WHAT YOU HAVE TO DO — The answer is to be an exact copy of the lines below running from the line with "texel_split_bounded(sp1, lny, ly, gy);" down to the line with "x = make_float4((cs.x * l)", both ends included, and nothing more.

Dataset entries:

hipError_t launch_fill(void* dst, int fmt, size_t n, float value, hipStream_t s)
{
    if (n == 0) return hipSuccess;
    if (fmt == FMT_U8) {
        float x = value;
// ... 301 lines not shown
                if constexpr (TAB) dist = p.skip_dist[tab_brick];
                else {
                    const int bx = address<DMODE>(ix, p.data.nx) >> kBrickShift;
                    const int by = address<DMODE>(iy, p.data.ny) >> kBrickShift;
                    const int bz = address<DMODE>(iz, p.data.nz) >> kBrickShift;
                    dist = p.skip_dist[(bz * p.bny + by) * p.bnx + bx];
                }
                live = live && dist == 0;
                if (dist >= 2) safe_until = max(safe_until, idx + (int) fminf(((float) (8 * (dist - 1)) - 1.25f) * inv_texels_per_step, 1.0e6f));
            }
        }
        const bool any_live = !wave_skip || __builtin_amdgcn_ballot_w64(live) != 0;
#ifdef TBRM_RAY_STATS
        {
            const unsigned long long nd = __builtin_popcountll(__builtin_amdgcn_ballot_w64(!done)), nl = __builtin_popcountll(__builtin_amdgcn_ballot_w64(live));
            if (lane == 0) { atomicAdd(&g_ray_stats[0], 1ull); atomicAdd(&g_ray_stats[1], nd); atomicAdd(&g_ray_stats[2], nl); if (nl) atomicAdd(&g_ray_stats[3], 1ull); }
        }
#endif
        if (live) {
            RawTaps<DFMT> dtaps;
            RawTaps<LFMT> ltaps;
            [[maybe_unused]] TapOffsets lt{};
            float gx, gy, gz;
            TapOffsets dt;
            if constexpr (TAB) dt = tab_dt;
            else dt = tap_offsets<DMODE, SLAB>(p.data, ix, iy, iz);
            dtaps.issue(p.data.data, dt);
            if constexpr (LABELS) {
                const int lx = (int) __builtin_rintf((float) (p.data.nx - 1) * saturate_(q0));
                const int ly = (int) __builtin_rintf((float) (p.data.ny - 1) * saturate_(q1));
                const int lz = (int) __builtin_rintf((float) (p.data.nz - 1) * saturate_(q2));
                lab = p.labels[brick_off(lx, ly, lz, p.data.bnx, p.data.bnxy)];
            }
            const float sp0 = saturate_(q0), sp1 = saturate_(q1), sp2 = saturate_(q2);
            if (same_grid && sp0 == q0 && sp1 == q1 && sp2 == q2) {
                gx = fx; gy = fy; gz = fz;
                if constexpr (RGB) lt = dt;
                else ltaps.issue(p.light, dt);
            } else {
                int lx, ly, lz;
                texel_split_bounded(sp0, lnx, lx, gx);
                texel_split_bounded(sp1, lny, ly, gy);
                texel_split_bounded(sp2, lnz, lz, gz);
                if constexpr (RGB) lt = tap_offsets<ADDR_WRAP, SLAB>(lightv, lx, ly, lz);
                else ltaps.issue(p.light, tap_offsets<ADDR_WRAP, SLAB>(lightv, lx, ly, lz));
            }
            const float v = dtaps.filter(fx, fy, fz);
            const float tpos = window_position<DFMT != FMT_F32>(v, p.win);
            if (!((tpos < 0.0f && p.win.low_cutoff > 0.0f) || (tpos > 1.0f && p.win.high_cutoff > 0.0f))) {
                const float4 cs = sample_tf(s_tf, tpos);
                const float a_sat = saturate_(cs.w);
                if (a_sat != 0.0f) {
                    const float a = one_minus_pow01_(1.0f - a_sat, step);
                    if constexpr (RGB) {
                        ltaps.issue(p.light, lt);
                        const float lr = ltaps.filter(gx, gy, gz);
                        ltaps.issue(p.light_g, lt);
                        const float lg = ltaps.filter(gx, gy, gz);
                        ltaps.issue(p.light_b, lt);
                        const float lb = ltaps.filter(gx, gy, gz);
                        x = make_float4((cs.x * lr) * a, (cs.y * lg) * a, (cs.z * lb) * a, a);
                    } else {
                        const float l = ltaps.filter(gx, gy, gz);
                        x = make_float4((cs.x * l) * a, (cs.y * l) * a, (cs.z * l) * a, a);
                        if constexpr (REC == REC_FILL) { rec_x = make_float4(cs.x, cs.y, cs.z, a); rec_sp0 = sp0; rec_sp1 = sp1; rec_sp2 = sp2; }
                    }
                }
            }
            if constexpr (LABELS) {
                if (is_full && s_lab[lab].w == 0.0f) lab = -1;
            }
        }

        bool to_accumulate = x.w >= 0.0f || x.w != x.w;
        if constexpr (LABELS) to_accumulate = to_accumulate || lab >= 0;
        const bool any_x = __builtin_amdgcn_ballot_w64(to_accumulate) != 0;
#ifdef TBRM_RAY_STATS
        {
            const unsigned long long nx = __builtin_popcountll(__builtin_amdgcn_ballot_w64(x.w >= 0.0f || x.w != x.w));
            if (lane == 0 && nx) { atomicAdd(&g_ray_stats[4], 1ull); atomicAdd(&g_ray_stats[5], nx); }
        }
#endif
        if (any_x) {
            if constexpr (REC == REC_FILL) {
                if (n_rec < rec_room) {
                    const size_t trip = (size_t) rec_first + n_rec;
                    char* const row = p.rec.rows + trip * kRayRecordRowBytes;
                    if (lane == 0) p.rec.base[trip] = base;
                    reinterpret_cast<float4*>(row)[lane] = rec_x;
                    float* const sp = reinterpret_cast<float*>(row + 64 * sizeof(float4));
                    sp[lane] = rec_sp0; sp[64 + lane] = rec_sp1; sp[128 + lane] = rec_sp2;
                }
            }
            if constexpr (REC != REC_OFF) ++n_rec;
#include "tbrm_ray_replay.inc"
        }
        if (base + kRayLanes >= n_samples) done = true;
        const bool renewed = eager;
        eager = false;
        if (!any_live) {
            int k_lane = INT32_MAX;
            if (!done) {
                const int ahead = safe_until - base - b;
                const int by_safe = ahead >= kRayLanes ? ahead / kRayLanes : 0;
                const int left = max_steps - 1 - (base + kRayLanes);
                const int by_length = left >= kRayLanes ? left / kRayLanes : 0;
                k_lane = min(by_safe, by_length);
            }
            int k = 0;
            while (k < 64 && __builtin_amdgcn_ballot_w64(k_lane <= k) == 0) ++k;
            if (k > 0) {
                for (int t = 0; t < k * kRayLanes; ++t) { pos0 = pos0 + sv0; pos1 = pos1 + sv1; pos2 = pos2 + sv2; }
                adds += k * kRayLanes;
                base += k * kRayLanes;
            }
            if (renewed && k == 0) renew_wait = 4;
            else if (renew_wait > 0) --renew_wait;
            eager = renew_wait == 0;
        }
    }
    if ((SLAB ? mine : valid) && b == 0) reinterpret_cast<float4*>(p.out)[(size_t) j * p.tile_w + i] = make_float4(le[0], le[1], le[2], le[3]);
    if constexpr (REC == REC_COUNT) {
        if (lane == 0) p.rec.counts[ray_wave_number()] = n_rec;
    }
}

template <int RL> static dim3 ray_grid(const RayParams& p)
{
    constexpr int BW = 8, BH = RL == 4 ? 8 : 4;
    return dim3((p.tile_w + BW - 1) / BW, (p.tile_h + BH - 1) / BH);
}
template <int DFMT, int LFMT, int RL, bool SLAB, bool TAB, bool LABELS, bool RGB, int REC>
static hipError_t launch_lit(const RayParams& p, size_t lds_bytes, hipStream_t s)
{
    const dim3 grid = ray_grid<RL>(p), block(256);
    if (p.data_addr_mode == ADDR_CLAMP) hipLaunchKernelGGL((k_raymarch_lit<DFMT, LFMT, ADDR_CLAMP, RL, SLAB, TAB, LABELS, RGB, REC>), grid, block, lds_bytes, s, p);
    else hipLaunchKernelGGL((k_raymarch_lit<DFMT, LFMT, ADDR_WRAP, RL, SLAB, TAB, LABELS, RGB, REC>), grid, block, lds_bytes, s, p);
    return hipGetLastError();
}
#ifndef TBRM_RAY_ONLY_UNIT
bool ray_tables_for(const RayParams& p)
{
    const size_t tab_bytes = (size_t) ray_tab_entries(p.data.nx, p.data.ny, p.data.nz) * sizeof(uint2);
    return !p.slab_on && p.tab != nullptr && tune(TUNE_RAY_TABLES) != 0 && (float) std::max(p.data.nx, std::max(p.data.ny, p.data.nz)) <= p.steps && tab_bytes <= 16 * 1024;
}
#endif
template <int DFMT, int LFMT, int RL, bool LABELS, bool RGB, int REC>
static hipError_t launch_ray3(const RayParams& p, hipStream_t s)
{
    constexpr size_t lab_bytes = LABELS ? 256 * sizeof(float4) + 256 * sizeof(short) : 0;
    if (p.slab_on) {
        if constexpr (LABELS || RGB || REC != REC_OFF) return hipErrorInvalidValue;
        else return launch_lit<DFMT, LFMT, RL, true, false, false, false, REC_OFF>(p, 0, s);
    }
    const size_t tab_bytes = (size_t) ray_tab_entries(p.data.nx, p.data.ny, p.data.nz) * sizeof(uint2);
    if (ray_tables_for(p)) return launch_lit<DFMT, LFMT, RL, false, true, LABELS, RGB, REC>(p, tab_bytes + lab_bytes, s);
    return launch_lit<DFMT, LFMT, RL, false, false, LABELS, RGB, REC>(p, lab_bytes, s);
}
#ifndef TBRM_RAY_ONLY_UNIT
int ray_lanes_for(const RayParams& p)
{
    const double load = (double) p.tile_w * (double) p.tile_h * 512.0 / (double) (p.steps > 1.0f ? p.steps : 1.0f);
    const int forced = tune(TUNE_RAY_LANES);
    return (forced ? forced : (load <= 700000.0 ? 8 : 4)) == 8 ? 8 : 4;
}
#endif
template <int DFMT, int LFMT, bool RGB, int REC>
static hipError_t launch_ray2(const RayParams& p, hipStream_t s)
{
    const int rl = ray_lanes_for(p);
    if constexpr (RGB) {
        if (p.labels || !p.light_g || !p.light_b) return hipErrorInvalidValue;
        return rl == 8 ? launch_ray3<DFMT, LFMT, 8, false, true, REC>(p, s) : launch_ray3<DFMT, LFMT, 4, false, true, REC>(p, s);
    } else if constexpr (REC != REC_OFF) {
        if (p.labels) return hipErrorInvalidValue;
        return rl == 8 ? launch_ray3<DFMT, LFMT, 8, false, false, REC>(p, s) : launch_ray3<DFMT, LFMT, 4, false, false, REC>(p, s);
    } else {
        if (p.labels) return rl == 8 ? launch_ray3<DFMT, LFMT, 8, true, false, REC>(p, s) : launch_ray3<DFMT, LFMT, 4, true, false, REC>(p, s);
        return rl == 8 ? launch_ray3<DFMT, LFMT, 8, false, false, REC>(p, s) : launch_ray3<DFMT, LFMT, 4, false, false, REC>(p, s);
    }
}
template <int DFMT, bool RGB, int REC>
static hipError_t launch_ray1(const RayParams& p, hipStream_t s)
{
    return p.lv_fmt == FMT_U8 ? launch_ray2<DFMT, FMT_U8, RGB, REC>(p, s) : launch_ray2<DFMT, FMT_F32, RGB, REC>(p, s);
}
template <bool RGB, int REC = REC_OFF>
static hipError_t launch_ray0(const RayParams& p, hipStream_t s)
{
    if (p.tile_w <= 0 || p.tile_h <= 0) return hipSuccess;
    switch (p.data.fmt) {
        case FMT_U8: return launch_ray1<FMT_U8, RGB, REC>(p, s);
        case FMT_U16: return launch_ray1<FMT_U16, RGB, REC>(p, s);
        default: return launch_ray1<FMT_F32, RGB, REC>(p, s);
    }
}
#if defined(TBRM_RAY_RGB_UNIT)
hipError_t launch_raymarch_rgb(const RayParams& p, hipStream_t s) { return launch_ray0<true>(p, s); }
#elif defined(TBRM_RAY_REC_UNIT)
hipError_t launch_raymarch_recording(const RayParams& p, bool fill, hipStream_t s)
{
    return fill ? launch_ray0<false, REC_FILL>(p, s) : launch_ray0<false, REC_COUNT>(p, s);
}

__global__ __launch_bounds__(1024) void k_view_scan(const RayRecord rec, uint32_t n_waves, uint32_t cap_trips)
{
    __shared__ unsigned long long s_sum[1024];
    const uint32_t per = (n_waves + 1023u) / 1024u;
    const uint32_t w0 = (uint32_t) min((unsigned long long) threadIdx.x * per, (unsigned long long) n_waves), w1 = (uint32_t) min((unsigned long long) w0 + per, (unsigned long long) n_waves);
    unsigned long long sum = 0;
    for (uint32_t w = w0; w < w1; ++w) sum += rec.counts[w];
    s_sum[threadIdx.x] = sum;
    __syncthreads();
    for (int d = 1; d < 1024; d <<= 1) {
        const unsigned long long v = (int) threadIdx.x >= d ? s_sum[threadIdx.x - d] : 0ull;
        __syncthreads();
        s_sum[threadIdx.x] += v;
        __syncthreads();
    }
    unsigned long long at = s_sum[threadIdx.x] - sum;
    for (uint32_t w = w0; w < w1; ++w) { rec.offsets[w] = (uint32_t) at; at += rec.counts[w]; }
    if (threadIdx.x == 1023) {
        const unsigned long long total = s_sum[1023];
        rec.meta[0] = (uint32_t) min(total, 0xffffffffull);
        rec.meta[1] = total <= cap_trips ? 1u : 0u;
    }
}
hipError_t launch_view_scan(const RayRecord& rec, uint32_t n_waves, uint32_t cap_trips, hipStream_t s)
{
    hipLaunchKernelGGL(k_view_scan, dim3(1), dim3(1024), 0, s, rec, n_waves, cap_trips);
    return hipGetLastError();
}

---

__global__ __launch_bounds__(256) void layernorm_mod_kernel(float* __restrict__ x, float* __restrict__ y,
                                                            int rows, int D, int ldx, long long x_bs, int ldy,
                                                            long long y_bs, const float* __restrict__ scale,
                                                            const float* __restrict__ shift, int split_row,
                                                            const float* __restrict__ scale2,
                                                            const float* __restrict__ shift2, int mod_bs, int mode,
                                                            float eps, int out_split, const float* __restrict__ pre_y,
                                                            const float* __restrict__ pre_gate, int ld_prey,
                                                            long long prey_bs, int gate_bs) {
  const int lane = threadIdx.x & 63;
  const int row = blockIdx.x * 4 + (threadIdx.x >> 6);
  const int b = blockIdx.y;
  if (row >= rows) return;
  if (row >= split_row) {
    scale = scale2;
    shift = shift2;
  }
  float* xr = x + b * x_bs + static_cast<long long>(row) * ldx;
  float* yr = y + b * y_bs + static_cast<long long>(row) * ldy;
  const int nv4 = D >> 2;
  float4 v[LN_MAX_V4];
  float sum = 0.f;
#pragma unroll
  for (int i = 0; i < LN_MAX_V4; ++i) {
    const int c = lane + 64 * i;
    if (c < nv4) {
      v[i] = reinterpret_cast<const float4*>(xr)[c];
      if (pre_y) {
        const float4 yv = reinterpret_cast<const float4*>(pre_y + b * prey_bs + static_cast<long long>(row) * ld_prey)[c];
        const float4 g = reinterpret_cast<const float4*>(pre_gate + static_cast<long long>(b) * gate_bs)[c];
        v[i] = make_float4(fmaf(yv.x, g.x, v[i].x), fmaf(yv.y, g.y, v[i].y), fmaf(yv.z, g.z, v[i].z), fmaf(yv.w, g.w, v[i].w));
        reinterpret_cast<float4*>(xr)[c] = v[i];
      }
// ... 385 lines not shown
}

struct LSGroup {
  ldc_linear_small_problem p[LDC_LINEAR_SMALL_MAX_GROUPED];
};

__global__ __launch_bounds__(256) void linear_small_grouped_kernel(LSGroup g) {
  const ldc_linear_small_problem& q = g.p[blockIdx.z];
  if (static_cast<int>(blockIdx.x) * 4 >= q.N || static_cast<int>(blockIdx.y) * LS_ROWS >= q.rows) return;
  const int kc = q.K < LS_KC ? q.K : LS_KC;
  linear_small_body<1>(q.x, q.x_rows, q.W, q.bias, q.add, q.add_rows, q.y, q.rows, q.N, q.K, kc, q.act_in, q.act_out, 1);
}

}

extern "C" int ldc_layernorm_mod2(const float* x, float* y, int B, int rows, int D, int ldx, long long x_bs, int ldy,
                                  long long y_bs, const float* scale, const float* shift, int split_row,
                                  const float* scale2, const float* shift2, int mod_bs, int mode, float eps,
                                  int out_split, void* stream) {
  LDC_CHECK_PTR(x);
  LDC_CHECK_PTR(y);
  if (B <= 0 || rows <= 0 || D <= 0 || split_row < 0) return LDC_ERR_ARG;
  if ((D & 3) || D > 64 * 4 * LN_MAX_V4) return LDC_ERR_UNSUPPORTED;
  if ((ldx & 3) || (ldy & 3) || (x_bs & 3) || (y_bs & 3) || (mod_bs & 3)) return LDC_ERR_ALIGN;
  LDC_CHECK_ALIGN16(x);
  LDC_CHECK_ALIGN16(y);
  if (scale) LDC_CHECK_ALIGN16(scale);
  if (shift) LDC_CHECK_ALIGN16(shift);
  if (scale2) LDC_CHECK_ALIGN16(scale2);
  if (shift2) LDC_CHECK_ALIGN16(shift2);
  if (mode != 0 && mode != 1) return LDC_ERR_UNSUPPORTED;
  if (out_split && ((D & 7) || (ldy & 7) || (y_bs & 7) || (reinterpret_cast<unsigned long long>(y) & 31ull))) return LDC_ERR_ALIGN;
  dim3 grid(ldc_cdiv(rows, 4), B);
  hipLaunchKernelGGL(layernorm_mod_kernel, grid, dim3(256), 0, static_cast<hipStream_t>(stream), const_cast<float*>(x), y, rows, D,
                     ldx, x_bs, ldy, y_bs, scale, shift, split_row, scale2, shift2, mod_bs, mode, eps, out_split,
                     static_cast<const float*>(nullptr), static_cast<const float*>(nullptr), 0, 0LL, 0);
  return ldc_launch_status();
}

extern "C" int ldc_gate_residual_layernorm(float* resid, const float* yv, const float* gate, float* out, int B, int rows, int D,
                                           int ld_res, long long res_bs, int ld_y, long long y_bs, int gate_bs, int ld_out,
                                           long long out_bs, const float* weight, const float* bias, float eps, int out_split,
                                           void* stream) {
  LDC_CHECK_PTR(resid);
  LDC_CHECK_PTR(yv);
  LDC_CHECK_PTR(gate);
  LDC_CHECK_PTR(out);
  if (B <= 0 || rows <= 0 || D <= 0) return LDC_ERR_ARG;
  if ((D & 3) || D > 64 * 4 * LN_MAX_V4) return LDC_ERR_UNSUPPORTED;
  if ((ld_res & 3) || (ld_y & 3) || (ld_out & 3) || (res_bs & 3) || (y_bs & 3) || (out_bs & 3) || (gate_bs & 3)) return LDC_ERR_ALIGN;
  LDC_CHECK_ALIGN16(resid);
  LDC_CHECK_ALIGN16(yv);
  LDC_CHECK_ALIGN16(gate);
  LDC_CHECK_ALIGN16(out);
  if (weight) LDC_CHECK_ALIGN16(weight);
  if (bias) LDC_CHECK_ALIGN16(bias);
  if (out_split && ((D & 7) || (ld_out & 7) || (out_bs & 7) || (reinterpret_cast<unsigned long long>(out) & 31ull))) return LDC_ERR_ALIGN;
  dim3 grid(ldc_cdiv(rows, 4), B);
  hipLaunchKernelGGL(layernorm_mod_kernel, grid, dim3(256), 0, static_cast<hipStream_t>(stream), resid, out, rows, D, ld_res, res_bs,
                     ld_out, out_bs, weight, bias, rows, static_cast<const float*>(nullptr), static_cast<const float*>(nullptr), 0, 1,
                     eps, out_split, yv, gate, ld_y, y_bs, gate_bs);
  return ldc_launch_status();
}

TASK SOLUTION —
                texel_split_bounded(sp1, lny, ly, gy);
                texel_split_bounded(sp2, lnz, lz, gz);
                if constexpr (RGB) lt = tap_offsets<ADDR_WRAP, SLAB>(lightv, lx, ly, lz);
                else ltaps.issue(p.light, tap_offsets<ADDR_WRAP, SLAB>(lightv, lx, ly, lz));
            }
            const float v = dtaps.filter(fx, fy, fz);
            const float tpos = window_position<DFMT != FMT_F32>(v, p.win);
            if (!((tpos < 0.0f && p.win.low_cutoff > 0.0f) || (tpos > 1.0f && p.win.high_cutoff > 0.0f))) {
                const float4 cs = sample_tf(s_tf, tpos);
                const float a_sat = saturate_(cs.w);
                if (a_sat != 0.0f) {
                    const float a = one_minus_pow01_(1.0f - a_sat, step);
                    if constexpr (RGB) {
                        ltaps.issue(p.light, lt);
                        const float lr = ltaps.filter(gx, gy, gz);
                        ltaps.issue(p.light_g, lt);
                        const float lg = ltaps.filter(gx, gy, gz);
                        ltaps.issue(p.light_b, lt);
                        const float lb = ltaps.filter(gx, gy, gz);
                        x = make_float4((cs.x * lr) * a, (cs.y * lg) * a, (cs.z * lb) * a, a);
                    } else {
                        const float l = ltaps.filter(gx, gy, gz);
                        x = make_float4((cs.x * l) * a, (cs.y * l) * a, (cs.z * l) * a, a);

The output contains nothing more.